Task objective
Below are records; state how many of their lines hold the word "query", and give only the figure.

Provided material
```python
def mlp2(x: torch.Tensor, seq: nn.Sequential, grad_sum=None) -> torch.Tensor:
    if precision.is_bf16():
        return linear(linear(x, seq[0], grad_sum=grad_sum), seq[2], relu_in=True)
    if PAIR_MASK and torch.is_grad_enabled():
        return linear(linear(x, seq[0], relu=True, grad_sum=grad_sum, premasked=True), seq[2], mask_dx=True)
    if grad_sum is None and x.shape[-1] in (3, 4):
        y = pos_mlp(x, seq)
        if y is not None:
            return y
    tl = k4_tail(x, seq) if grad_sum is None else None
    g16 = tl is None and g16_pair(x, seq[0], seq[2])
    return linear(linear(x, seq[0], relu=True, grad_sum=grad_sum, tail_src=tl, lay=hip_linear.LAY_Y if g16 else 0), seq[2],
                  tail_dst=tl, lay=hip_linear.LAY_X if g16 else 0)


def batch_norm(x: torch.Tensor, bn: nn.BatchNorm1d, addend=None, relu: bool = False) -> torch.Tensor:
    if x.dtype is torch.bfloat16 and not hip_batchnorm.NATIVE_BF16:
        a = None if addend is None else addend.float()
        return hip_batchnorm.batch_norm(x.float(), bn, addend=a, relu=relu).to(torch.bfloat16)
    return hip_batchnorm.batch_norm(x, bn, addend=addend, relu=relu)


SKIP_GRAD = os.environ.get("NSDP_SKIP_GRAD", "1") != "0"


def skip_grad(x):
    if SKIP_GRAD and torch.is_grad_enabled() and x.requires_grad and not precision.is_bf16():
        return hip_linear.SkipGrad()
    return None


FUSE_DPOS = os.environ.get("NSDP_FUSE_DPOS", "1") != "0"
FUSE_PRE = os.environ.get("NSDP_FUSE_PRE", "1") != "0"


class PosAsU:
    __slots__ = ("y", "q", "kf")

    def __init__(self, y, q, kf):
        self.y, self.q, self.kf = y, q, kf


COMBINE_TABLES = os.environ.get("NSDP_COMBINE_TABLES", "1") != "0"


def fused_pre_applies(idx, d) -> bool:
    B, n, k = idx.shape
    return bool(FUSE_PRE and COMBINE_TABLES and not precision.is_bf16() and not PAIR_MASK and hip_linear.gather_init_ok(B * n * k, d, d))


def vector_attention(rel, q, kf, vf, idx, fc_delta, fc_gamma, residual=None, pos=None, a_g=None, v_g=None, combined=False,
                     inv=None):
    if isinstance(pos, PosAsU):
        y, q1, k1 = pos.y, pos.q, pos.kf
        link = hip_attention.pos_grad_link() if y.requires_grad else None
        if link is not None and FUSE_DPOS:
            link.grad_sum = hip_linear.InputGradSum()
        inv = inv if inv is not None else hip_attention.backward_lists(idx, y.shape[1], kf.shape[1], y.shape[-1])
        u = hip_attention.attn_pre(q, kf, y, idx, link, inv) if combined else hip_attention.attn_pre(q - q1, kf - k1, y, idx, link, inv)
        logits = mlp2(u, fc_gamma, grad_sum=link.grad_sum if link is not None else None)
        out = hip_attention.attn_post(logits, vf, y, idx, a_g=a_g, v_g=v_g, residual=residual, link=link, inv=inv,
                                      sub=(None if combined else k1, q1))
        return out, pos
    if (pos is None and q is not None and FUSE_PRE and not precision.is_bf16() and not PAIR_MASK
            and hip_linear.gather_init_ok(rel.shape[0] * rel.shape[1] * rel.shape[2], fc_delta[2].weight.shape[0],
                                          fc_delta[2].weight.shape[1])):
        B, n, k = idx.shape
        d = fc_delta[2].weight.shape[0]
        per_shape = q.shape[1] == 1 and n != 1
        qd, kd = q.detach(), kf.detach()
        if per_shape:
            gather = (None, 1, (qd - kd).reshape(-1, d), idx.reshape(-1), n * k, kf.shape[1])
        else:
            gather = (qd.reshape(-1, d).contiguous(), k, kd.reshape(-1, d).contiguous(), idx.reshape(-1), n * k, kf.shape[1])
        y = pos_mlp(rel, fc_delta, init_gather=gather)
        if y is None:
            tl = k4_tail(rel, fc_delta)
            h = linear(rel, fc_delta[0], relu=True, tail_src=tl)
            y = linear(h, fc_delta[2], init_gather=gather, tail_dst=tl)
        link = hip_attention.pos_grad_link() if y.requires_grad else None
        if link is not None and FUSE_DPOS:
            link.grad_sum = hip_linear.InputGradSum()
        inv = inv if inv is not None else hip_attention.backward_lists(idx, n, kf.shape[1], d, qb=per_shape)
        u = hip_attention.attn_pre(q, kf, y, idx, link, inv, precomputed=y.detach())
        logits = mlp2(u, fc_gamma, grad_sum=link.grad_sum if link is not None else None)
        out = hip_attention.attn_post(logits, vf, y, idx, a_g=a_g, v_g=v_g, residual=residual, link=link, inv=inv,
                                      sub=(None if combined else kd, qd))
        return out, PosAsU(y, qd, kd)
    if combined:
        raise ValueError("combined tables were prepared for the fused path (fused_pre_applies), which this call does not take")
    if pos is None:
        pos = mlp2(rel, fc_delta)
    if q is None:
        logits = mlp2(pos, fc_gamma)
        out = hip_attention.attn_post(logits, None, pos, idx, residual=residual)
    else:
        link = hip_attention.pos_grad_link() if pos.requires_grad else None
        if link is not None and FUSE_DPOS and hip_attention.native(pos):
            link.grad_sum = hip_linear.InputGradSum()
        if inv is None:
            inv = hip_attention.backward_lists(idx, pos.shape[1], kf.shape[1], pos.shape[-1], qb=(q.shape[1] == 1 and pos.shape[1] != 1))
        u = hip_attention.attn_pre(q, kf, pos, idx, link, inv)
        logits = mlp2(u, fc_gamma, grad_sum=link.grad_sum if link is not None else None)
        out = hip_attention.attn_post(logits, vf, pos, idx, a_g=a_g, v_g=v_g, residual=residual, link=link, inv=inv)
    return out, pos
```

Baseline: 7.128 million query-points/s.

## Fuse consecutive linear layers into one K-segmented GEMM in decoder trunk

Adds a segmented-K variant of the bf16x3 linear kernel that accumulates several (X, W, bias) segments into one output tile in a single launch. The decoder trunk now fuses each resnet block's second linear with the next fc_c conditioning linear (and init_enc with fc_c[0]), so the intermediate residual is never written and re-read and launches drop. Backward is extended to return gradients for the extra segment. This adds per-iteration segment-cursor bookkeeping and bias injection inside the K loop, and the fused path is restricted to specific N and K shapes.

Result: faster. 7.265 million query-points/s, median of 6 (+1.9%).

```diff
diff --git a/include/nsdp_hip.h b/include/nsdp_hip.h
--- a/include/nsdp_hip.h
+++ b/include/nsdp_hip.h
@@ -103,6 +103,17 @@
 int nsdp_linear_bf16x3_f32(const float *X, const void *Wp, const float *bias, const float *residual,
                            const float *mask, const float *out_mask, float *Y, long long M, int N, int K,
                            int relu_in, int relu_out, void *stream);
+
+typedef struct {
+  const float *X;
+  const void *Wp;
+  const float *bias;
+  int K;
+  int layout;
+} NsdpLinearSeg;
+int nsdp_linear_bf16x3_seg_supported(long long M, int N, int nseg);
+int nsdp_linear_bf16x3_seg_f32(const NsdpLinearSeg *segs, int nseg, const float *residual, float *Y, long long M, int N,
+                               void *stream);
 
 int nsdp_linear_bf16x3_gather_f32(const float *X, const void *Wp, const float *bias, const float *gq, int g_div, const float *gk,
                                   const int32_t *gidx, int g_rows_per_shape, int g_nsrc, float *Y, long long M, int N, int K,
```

Solution to this problem
2